# Grill(s) deletes



## svede1212 (Nov 1, 2005)

i just went thru the day deleting both of my upper and lower grills and then making a new grill for the upper after i decided i didn't like it without any. the OEM ones were fine but the air flow thru them is a fraction of the area of the grills because they have such wide dividers for the honeycomb and they're so thick. the lower grill has black, painted hardware cloth back by the condenser for protection and the upper grills directly feed my SS OTRCAI thru an enclosed box.





























dirty car


----------



## Mongoose (Jun 17, 2009)

Great Idea just dosen't look finished to me


----------



## svede1212 (Nov 1, 2005)

Mongoose said:


> Great Idea just dosen't look finished to me


i appreciate the comment. i donno. some of it is you end up liking what you're used to. other than the mesh style my black '05 Grand Prix looks very similar with the silver grill and open lower so it may just be familiarity. i do think (having seen both) that it looks better in person than in pictures and in functionality it rocks..


----------



## Mongoose (Jun 17, 2009)

I'd have to agree the functionality looks like it would be great.


----------



## Poncho Dan (Jun 30, 2009)

Looks good, but its unfortunate the ducts in the front clip are smaller than the actual openings. Maybe there's a way to open them up without butchering them?


----------



## GTOJer (Oct 20, 2006)

has this effected your engine coolant temps at all?


----------



## FastFrank (Jun 12, 2009)

I like the upper portion, makes it look mean. The only problem I would have is the lower grill would catch birds where I live, and I'd be spending a lot of time cleaning bird parts out of my radiator. At least with the stock grill in there it catches the big parts.:lol:


----------



## chilliwhiggerE (Mar 10, 2009)

I would paint that mesh black IMO


----------



## svede1212 (Nov 1, 2005)

Poncho Dan said:


> Looks good, but its unfortunate the ducts in the front clip are smaller than the actual openings. Maybe there's a way to open them up without butchering them?

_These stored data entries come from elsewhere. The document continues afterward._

@@ -1496,7 +1511,7 @@
                         }
                         if (__ballot(!good) == 0ull) {
                             oneway = __ballot(!oneway) == 0ull;
-                            __syncthreads();
+                            slow_role_sync<SOLO>();
                             for (uint32_t j = lane; j < ln.k; j += 64) {
                                 uint32_t f = j;
                                 if (!oneway) { const uint32_t x = n_id[j]; if (x != NONE32) { f = 0; while (n_id[f] != x) ++f; } }
@@ -1510,7 +1525,7 @@
                             for (int d = 1; d < 64; d <<= 1) { const unsigned long long y = __shfl_up(inc, d); if ((int)lane >= d) inc += y; }
                             unsigned long long run = inc - sum;
                             for (uint32_t j = j0; j < j1; ++j) { run += (unsigned long long)n_len[j]; n_len[j] = (int64_t)run; }
-                            __syncthreads();
+                            slow_role_sync<SOLO>();
                             const int r2 = slow_wave_links_summed(a.g, ln, (const SVJG_TAB_AS uint32_t *)n_id, (const SVJG_TAB_AS int64_t *)n_len, (const SVJG_TAB_AS uint8_t *)n_strand,
                                                                   (const SVJG_TAB_AS uint32_t *)n_piece, em, lane, &order);
                             rc = wave_min(r2, order);
@@ -1521,8 +1536,38 @@
             }
         } else { const int r4 = slow_line(a.g, a.gaf, s, e, em, lane, 64u, &order); rc = wave_min(r4, order); }
         if (lane == 0 && rc) report_line(a, a.base_offset + s, rc);
-        __syncthreads();
-    }
+        slow_role_sync<SOLO>();
+    }
+}
+__global__ __launch_bounds__(SLOW_TPB) void k_classify_slow_wave(ClassifyArgs a, uint64_t n_def_arg, uint64_t lo, uint64_t hi) {
+    __shared__ __attribute__((aligned(16))) uint8_t pool[SLOW_WAVE_BYTES];
+    slow_wave_role<false>(a, slow_n_def(a, n_def_arg, lo, hi), pool);
+}
+
+constexpr uint32_t EXACT_TPB = 2 * SLOW_TPB;
+constexpr uint32_t EXACT_LANE_STAGE = 16128;
+constexpr uint32_t EXACT_LANE_BYTES = 2 * (EXACT_LANE_STAGE + SLOW_LANE_SCRATCH);
+constexpr uint32_t EXACT_LDS = SLOW_WAVE_BYTES > EXACT_LANE_BYTES ? SLOW_WAVE_BYTES : EXACT_LANE_BYTES;
+constexpr uint32_t EXACT_BLOCKS_PER_CU = 3;
+static_assert(EXACT_LDS <= (128 / EXACT_BLOCKS_PER_CU) * LDS_GRANULE, "three blocks of k_classify_exact per CU");
+struct NextPass { unsigned long long *counts; uint64_t n_words; DevStatus *st; unsigned int *max_n; };
+__global__ __launch_bounds__(EXACT_TPB) void k_classify_exact(ClassifyArgs a, uint64_t wave_limit, NextPass nx) {
+    __shared__ __attribute__((aligned(16))) uint8_t pool[EXACT_LDS];
+    if (nx.counts) {
+        for (uint64_t i = (uint64_t)blockIdx.x * EXACT_TPB + threadIdx.x; i < nx.n_words; i += (uint64_t)gridDim.x * EXACT_TPB) nx.counts[i] = 0ull;
+        if (blockIdx.x == 0 && threadIdx.x == 0) {
+            DevStatus z{}; z.err = ~0ull;
+            *nx.st = z;
+            nx.max_n[0] = 0u; nx.max_n[1] = 0u;
+        }
+    }
+    const uint64_t n_def = slow_n_def(a, SLOW_ASK_DEVICE, 0ull, ~0ull - 1);
+    if (!n_def) return;
+    if (n_def <= wave_limit) {
+        if (threadIdx.x >= SLOW_TPB) return;
+        slow_wave_role<true>(a, n_def, pool);
+    } else slow_lane_role<2, EXACT_LANE_STAGE>(a, n_def, pool);
+    if ((threadIdx.x & 63u) == 0) atomicMax(&a.st->t_exact, (unsigned long long)wall_clock64());
 }
 
 __global__ __launch_bounds__(TPB) void k_counts_guard(unsigned long long *counts, uint32_t n_slots, const DevStatus *st) {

the duct openings on the back side are (2) 5" x 10" so they're pretty big. this intake setup also gets air from the gap in the hood (where most of the stock intake gets its air) and that gap is 1/2" x 30+" so that's over 115 sq in feeding less than an 8 sq in TB so it's getting plenty of air :gr_jest:. it's also in the highest pressure area on the car, higher than any normal hood scoop would be (look how tiny the LS2 scoops are and sitting really low). i haven't gotten it cranked up to high speed and logged MAPs yet but IATs are the best if ever seen and very quick to respond.



GTOJer said:


> has this effected your engine coolant temps at all?


no, not under any normal driving. i've been told and i don't doubt it that auto-x would kill. that's a lot of WOT driving without a rest. i'll have to reconsider running from the law . for street blasts and the drag strip this should rock. normal driving logs see 192* coolant temps with the stock stat which was normal for me. if you've ever looked closely at the stock grills they don't look like they let in much air. just about all of the cooling air is from below. the intake (which is much larger than my normal one) is a prototype and it "blocks" some of the radiator but regardless because of the way the radiator is constructed some air can go up behind no matter how much the front is blocked.



FastFrank said:


> I like the upper portion, makes it look mean. The only problem I would have is the lower grill would catch birds where I live, and I'd be spending a lot of time cleaning bird parts out of my radiator. At least with the stock grill in there it catches the big parts.:lol:


if you look at the picture with the bumper removed you can see i installed black painted hardware cloth back in past the lower "scoop" so nothing can get past that. in that way it's even better than the stock louvers.





chilliwhiggerE said:


> I would paint that mesh black IMO


noted. i considered that but black on black on black i thought might be too much black for me. i for one can't stand black wheels. the jury's still out on that one tho. 3 out of 4 people that have seen it in person voted silver. the online community is about the same for black. i think it does look a little different in person as at "normal" view points it is recessed back far enough that it doesn't really stand out. i guess i got a "mercy" donation coming too of 1/2" honeycomb grating so it may get switched out to that soon. now that i've broken the front clips it will be a breeze taking the bumper off again


----------



## Poncho Dan (Jun 30, 2009)

I was thinking more from a visual standpoint, but if it gets the job done, whatever. Don't broke what ain't fixed, as they say.


----------



## crustysack (Oct 5, 2008)

I think that looks sharp and 1 of a kind -nice job


----------



## svede1212 (Nov 1, 2005)

Poncho Dan said:


> I was thinking more from a visual standpoint, but if it gets the job done, whatever. Don't broke what ain't fixed, as they say.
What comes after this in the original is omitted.